▶ Data shown
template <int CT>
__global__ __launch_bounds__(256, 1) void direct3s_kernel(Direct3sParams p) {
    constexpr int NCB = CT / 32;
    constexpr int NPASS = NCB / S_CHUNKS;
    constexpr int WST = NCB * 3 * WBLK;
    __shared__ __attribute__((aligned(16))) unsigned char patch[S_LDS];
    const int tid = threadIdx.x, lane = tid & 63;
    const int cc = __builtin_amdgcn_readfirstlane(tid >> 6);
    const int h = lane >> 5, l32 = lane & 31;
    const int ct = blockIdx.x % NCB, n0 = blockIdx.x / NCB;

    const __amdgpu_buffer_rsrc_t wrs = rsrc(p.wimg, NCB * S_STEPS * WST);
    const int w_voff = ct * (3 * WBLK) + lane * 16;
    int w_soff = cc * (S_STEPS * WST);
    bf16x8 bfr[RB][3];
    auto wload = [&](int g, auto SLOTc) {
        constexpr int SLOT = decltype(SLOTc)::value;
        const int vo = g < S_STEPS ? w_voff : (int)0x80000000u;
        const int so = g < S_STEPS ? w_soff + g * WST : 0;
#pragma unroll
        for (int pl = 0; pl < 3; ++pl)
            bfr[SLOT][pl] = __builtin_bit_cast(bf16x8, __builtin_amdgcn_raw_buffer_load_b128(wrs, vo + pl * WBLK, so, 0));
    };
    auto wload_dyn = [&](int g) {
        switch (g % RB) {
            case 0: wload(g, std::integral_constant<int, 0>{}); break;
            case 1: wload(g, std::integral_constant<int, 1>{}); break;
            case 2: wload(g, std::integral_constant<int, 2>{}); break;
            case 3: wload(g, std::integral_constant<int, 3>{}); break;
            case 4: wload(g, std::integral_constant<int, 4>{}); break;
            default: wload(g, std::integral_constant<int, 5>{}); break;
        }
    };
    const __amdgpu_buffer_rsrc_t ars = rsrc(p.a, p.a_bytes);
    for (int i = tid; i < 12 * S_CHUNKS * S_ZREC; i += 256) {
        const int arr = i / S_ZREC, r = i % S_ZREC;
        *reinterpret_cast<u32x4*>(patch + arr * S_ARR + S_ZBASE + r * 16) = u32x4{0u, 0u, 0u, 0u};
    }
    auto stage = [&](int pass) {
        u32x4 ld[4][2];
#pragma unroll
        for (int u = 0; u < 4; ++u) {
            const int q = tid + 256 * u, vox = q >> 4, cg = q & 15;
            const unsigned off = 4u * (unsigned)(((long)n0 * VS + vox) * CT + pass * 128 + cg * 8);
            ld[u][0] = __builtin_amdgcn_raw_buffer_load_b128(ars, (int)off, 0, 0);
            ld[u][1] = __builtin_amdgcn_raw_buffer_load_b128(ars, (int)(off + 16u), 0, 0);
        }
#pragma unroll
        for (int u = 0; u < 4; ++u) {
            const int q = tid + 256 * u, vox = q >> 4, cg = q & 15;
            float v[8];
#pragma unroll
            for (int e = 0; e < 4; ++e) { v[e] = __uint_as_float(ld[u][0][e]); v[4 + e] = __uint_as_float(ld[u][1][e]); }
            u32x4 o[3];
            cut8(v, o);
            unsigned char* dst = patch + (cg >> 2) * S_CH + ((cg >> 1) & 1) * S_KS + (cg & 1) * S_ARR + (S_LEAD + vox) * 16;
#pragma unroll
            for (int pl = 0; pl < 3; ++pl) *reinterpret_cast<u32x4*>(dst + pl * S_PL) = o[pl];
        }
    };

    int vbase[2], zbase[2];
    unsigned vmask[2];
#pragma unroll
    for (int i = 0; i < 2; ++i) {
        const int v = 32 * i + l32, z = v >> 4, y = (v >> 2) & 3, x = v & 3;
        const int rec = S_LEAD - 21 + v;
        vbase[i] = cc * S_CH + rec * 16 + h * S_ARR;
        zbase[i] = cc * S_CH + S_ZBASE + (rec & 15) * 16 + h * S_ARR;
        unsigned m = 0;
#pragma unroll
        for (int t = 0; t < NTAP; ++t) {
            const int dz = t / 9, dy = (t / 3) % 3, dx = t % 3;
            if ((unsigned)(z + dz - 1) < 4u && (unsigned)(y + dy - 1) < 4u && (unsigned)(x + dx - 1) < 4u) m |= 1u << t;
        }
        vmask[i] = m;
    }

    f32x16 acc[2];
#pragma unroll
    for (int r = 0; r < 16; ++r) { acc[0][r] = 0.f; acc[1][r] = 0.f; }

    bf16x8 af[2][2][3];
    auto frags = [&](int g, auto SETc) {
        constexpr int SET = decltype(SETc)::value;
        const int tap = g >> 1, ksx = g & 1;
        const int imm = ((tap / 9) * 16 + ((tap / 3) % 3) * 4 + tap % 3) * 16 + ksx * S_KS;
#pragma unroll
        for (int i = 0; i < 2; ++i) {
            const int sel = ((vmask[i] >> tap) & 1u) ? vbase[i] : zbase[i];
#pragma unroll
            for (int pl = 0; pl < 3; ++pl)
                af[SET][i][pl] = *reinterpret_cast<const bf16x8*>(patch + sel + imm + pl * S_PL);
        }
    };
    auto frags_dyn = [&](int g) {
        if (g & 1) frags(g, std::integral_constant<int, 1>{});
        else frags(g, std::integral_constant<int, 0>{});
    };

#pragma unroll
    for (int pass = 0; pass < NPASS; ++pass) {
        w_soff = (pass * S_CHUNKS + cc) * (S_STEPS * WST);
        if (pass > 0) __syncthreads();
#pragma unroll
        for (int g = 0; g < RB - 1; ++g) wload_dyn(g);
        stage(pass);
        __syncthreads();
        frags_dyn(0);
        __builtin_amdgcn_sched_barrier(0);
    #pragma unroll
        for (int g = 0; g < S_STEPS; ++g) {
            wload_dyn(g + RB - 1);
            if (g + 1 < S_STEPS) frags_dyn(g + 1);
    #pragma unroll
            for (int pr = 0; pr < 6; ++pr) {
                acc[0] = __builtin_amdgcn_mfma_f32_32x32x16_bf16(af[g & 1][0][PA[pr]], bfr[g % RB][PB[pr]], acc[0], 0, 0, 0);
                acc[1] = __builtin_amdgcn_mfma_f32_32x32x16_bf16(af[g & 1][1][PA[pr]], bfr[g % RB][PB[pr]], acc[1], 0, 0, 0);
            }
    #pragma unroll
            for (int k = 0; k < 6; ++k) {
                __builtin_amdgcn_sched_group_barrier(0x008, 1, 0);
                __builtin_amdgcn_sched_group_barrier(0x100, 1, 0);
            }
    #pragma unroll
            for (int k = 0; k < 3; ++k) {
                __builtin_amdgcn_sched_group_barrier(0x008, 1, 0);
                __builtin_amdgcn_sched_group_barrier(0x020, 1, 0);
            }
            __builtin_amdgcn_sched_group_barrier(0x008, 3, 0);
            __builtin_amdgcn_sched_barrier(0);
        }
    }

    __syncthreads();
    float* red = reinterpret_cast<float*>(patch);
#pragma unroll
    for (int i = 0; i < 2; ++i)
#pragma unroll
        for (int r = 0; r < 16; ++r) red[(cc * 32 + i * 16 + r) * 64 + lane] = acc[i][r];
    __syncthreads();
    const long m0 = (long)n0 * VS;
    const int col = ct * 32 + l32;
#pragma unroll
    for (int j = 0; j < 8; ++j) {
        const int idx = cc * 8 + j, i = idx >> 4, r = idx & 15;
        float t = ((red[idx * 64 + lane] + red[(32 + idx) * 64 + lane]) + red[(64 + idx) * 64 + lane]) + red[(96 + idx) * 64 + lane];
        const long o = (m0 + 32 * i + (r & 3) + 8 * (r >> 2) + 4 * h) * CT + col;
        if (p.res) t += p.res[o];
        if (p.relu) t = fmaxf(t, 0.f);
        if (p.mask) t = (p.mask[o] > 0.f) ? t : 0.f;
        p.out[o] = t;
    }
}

▶ Exercise objective
Count each line of the material above that holds the word "SLOTc", and state the total with no other text.

▶ Written response
2